Timeline and approval gates
An indicative path from "we need an AI tender" to a signed contract runs eighteen to twenty-six weeks. Approval gates sit at four points.
- Gate 1, scope and risk. Sponsoring institution and risk owner sign off on the use case, classification, and the twelve-clause RFP draft. Two to four weeks.
- Gate 2, market engagement. Optional pre-tender briefing with two or three candidate vendors to surface clarifications, with a published Q&A. Two to three weeks.
- Gate 3, technical evaluation. Tender publication, response window, automated evaluation suite, human-rated round, blind A/B, technical ranking. Eight to twelve weeks.
- Gate 4, commercial and contract. Commercial envelope opening, contract negotiation, MTCIT and PDPL sign-off, board or ministerial approval. Six to seven weeks.
Hosn ships sovereign AI as an on-premise appliance, with the twelve-clause skeleton, the pre-mapped statement of applicability, and the AI bill of materials produced as standard contract artefacts. Mu'een, Oman's national shared-AI platform, addresses a different layer of the stack and does not overlap with the institutional RFP described here. If your team is drafting an AI tender or evaluating responses already received, the practical step is a one-hour briefing with the twelve-clause RFP skeleton and the evaluation harness in hand. Email [email protected] or message +968 9889 9100. We come to you, in Muscat or anywhere in the GCC. Pricing is by quotation, sized to the deployment.
Frequently asked
Can a generic IT RFP template be reused for an AI procurement?
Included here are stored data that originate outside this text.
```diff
                 const uint32_t idx = next + rank;
                 if (idx < end) {
-                    ph = map.phys16(idx, next, cap);
-                    ray_setup(r, ld_stream<FOVPT_STREAM_SHADOWQ>(sq.o + ph), ld_stream<FOVPT_STREAM_SHADOWQ>(sq.d + ph));
+                    const float4 v = ld_stream<FOVPT_STREAM_SHADOWQ>(mine + map.phys16(idx, next, cap));
+                    float4 o, d;
+                    quad_ray(v, o, d);
+                    slot = __float_as_uint(o.w); target = __float_as_uint(d.w);
+                    vx = v.x; vy = v.y; vz = v.z;
+                    ray_setup(r, o, d);
                     T.start(stack, q);
                     pending = true; occluded = false;
+                    if (sc.num_nodes >= FOVPT_TOPN) {
+                        STEPSTAT(diag);
+                        node_step<true, true>(sc, r, q, T);
+                        if (T.cur >= 0 && T.cur < FOVPT_TOPN) { STEPSTAT(diag); node_step<true, true>(sc, r, q, T); }
+                    }
                 }
             }
             next = min(end, next + n_idle);
-            if (n_idle == 16u && __builtin_amdgcn_ballot_w64(T.cur != TRAV_DONE) == 0ull) return;
+            if (n_idle == 16u && __builtin_amdgcn_ballot_w64(pending) == 0ull) return;
         }
         const uint32_t na = (uint32_t)__builtin_popcountll(__builtin_amdgcn_ballot_w64(T.cur != TRAV_DONE));
         while (T.cur >= 0) {
@@ -329,7 +343,7 @@
     QuadLane q;
     q.init();
     int* stack = s_stack + (threadIdx.x >> 2);
-    if (MODE == 0 && sc.num_nodes >= FOVPT_TOPN) {
+    if (sc.num_nodes >= FOVPT_TOPN) {
         for (uint32_t k = threadIdx.x; k < FOVPT_TOPN * 8u; k += FOVPT_TBLOCK) s_top[k] = ((const float4*)sc.nodes)[k];
         __syncthreads();
     }
```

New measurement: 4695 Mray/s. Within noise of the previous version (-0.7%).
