@@ -63,23 +69,47 @@
     static_assert(Z_OFF % 256 == 0, "zero rows keep the slot pattern of the image rows");
     static constexpr int S_OFF = Z_OFF + 16 * RS;
     static constexpr int TOWER_BYTES = S_OFF + M * 64;
+    static constexpr int MAX_PLANES = 224;
+    static constexpr int STAGE_OFF = TOWER_BYTES;
+    static constexpr int STAGE_BYTES = NB * MAX_PLANES * 8 + 16 + NB * 16 + NB * 4;
+    static_assert(STAGE_OFF % 16 == 0, "16-byte stores into the staging area");
     static constexpr int U_OFF = Z_OFF;
     static constexpr int ACT_OFF = U_OFF + 16 * URS;
     static constexpr int HID_OFF = ACT_OFF + NB * 256 * 4;
     static constexpr int HEADS_BYTES = HID_OFF + NB * 32 * 4;
     static constexpr int LOG_OFF = Y_OFF;
-    static constexpr int BYTES = TOWER_BYTES > HEADS_BYTES ? TOWER_BYTES : HEADS_BYTES;
+    static constexpr int DEC_OFF = TOWER_BYTES > HEADS_BYTES ? TOWER_BYTES : HEADS_BYTES;
+    static constexpr int BYTES = DEC_OFF + NB * 16 + NB * 4 + (NB & 1) * 4;
     static_assert(NB * 64 * LOGIT_LD * 4 <= IMG, "logits fit the Y region");
     static constexpr int row_off(int b, int p) { return b * BOARD + p * RS; }
+    static_assert(STAGE_OFF + STAGE_BYTES <= DEC_OFF, "the encode's staging area fits what the heads phase needs anyway");
     static_assert(BYTES <= 160 * 1024, "LDS budget");
 };
 
 constexpr int SG_VALU = 0x2, SG_SALU = 0x4, SG_MFMA = 0x8, SG_VMEM_READ = 0x20, SG_DS_READ = 0x100;
 
+#ifndef KZ_TW_OLD_PHASES
+#define KZ_TW_OLD_PHASES 0
+#endif
+#ifdef KZ_TW_STAMPS
+constexpr int TW_STAMP_WGS = 1024, TW_STAMP_SLOTS = 4;
+__device__ unsigned long long kz_tw_stamps[TW_STAMP_SLOTS][TW_STAMP_WGS][6];
+#define KZ_TW_STAMP(i)                                                                              \
+    do {                                                                                            \
+        __builtin_amdgcn_sched_barrier(0);                                                          \
+        if (threadIdx.x == 0 && blockIdx.x < TW_STAMP_WGS) kz_tw_stamps[a.stamp_slot][blockIdx.x][i] = wall_clock64(); \
+        __builtin_amdgcn_sched_barrier(0);                                                          \
+    } while (0)
+#else
+#define KZ_TW_STAMP(i) do {} while (0)
+#endif
 template <int NB, bool HEADS, int PF, bool WIDE = false, bool PREV = false>
 __global__ __launch_bounds__(256, 1) void kz_tower_resident(TowerDev a) {
     using L = Layout<NB>;
     constexpr int M = L::M, MT = L::MT;
+    constexpr bool OLD_ENC = PREV || (KZ_TW_OLD_PHASES & 1), OLD_STEM = PREV || (KZ_TW_OLD_PHASES & 2), OLD_H1 = PREV || (KZ_TW_OLD_PHASES & 4),
+                   OLD_H57 = PREV || (KZ_TW_OLD_PHASES & 8), OLD_DEC = PREV || (KZ_TW_OLD_PHASES & 16);
+    KZ_TW_STAMP(0);
     static_assert(PF <= TOWER_PF_MAX, "the refills past the end of the stream must land in its padding");
     extern __shared__ __attribute__((aligned(16))) unsigned char lds[];
 
@@ -92,6 +122,63 @@
     const int total_ksteps = layers * KSTEPS + (HEADS ? HEAD_KSTEPS : 0);
     const int bias_rows = layers + (HEADS ? 5 : 0);
 
+    const bool fused = !OLD_ENC && a.in.bits != nullptr;
+    const int e_ns = min(a.in.n_scalar, a.cin_p), e_nb = min(a.in.n_bool, a.cin_p - e_ns);
+    const int e_rowb = e_nb * 8, e_brow = (e_rowb + 15) & ~15;
+    const int e_valid = min(NB, a.batch - board0);
+    const int e_sc_off = L::STAGE_OFF, e_bits_off = e_sc_off + ((NB * e_ns * 4 + 15) & ~15), e_sym_off = e_bits_off + NB * e_brow;
+    int e_w = 0;
+    if (fused && e_nb > 0) {
+        const unsigned al = (unsigned)reinterpret_cast<uintptr_t>(a.in.bits) | (unsigned)a.in.stride;
+        e_w = (al & 15) == 0 ? 16 : (al & 3) == 0 ? 4 : 1;
+    }
+    constexpr int E_N1 = WIDE ? 14 : 2, E_N4 = WIDE ? 4 : 1, E_NS = WIDE ? 2 : 1;
+    static_assert(E_N1 * 256 >= NB * (WIDE ? 224 : 32) * 8 && E_N4 * 1024 >= NB * (WIDE ? 224 : 32) * 8 && E_NS * 256 >= NB * (WIDE ? 224 : 32), "every staged unit has a thread");
+    unsigned e_v[WIDE ? 14 : 4] = {};
+    float e_s[E_NS] = {};
+    int e_id = 0;
+    auto e_unit = [&](int idx, int per_board, int &b, int &o) __attribute__((always_inline)) {
+        const int i = idx < e_valid * per_board ? idx : 0;
+        b = NB == 2 && i >= per_board ? 1 : 0;
+        o = i - b * per_board;
+    };
+    if (e_w == 16) {
+        int b, o;
+        e_unit(tid, e_brow >> 4, b, o);
+        const uint4 t = *reinterpret_cast<const uint4 *>(a.in.bits + (size_t)(board0 + b) * a.in.stride + o * 16);
+        e_v[0] = t.x; e_v[1] = t.y; e_v[2] = t.z; e_v[3] = t.w;
+    } else if (e_w == 4) {
+#pragma unroll
+        for (int k = 0; k < E_N4; k++) {
+            int b, o;
+            e_unit(tid + k * 256, e_rowb >> 2, b, o);
+            e_v[k] = *reinterpret_cast<const unsigned *>(a.in.bits + (size_t)(board0 + b) * a.in.stride + o * 4);
+        }
+    } else if (e_w == 1) {
+#pragma unroll
+        for (int k = 0; k < E_N1; k++) {
+            int b, o;
+            e_unit(tid + k * 256, e_rowb, b, o);
+            e_v[k] = a.in.bits[(size_t)(board0 + b) * a.in.stride + o];
+        }
+    }
+    if (fused && e_ns > 0) {
+#pragma unroll
+        for (int k = 0; k < E_NS; k++) {
+            int b, o;
+            e_unit(tid + k * 256, e_ns, b, o);
+            e_s[k] = a.in.scalars[(size_t)(board0 + b) * a.in.n_scalar + o];
+        }
+    }
+    if (fused && a.in.sym && tid < e_valid) e_id = a.in.sym[board0 + tid];
+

Not safely. A generic IT template treats software as a static deliverable, which an AI system is not. Model weights drift, training data shapes future behaviour, and prompt logs become evidence in regulatory inquiries. An AI RFP needs explicit clauses for data residency, model lineage, fine-tuning intellectual property, evaluation methodology, exit and decommission, and audit rights. Without those, the buyer has paid for a moving target with no clear way to inspect, replace, or retire it.
What is an AI software bill of materials and why does an Omani RFP need one?
An AI bill of materials extends the classical software bill of materials to learned components. It lists base model weights with version and licence, fine-tuning datasets with provenance, retrieval indexes, evaluation harnesses, and runtime libraries with their hashes. CISA's 2025 minimum-elements draft expressly anticipates this AI extension. For an Omani public-sector buyer, the AI bill of materials is the artefact that makes the model auditable five years after the original tender team has moved on.
How should the technical evaluation be structured?
Three layers. First, an automated evaluation suite of 200 to 500 representative prompts run against each shortlisted vendor in identical conditions, scored on accuracy, refusal behaviour, and latency. Second, a human-rated round on the same prompts by domain experts blinded to the vendor identity. Third, a blind A/B comparison on a sample of real workload, using the institution's actual users, with vendor names masked. Cost and commercial terms come last, after the technical merit ranking is locked.
What are the most useful red flags to spot in vendor responses?
Five recurring patterns. A cloud region cited as a sovereignty answer. Refusal to disclose base model and version. Vague training-data lineage. Pricing per token without a defined volume cap. And exit clauses that exclude fine-tuned weights and retrieval indexes from the deliverables on contract end. Any one of these is grounds to send the response back for clarification before the technical evaluation begins.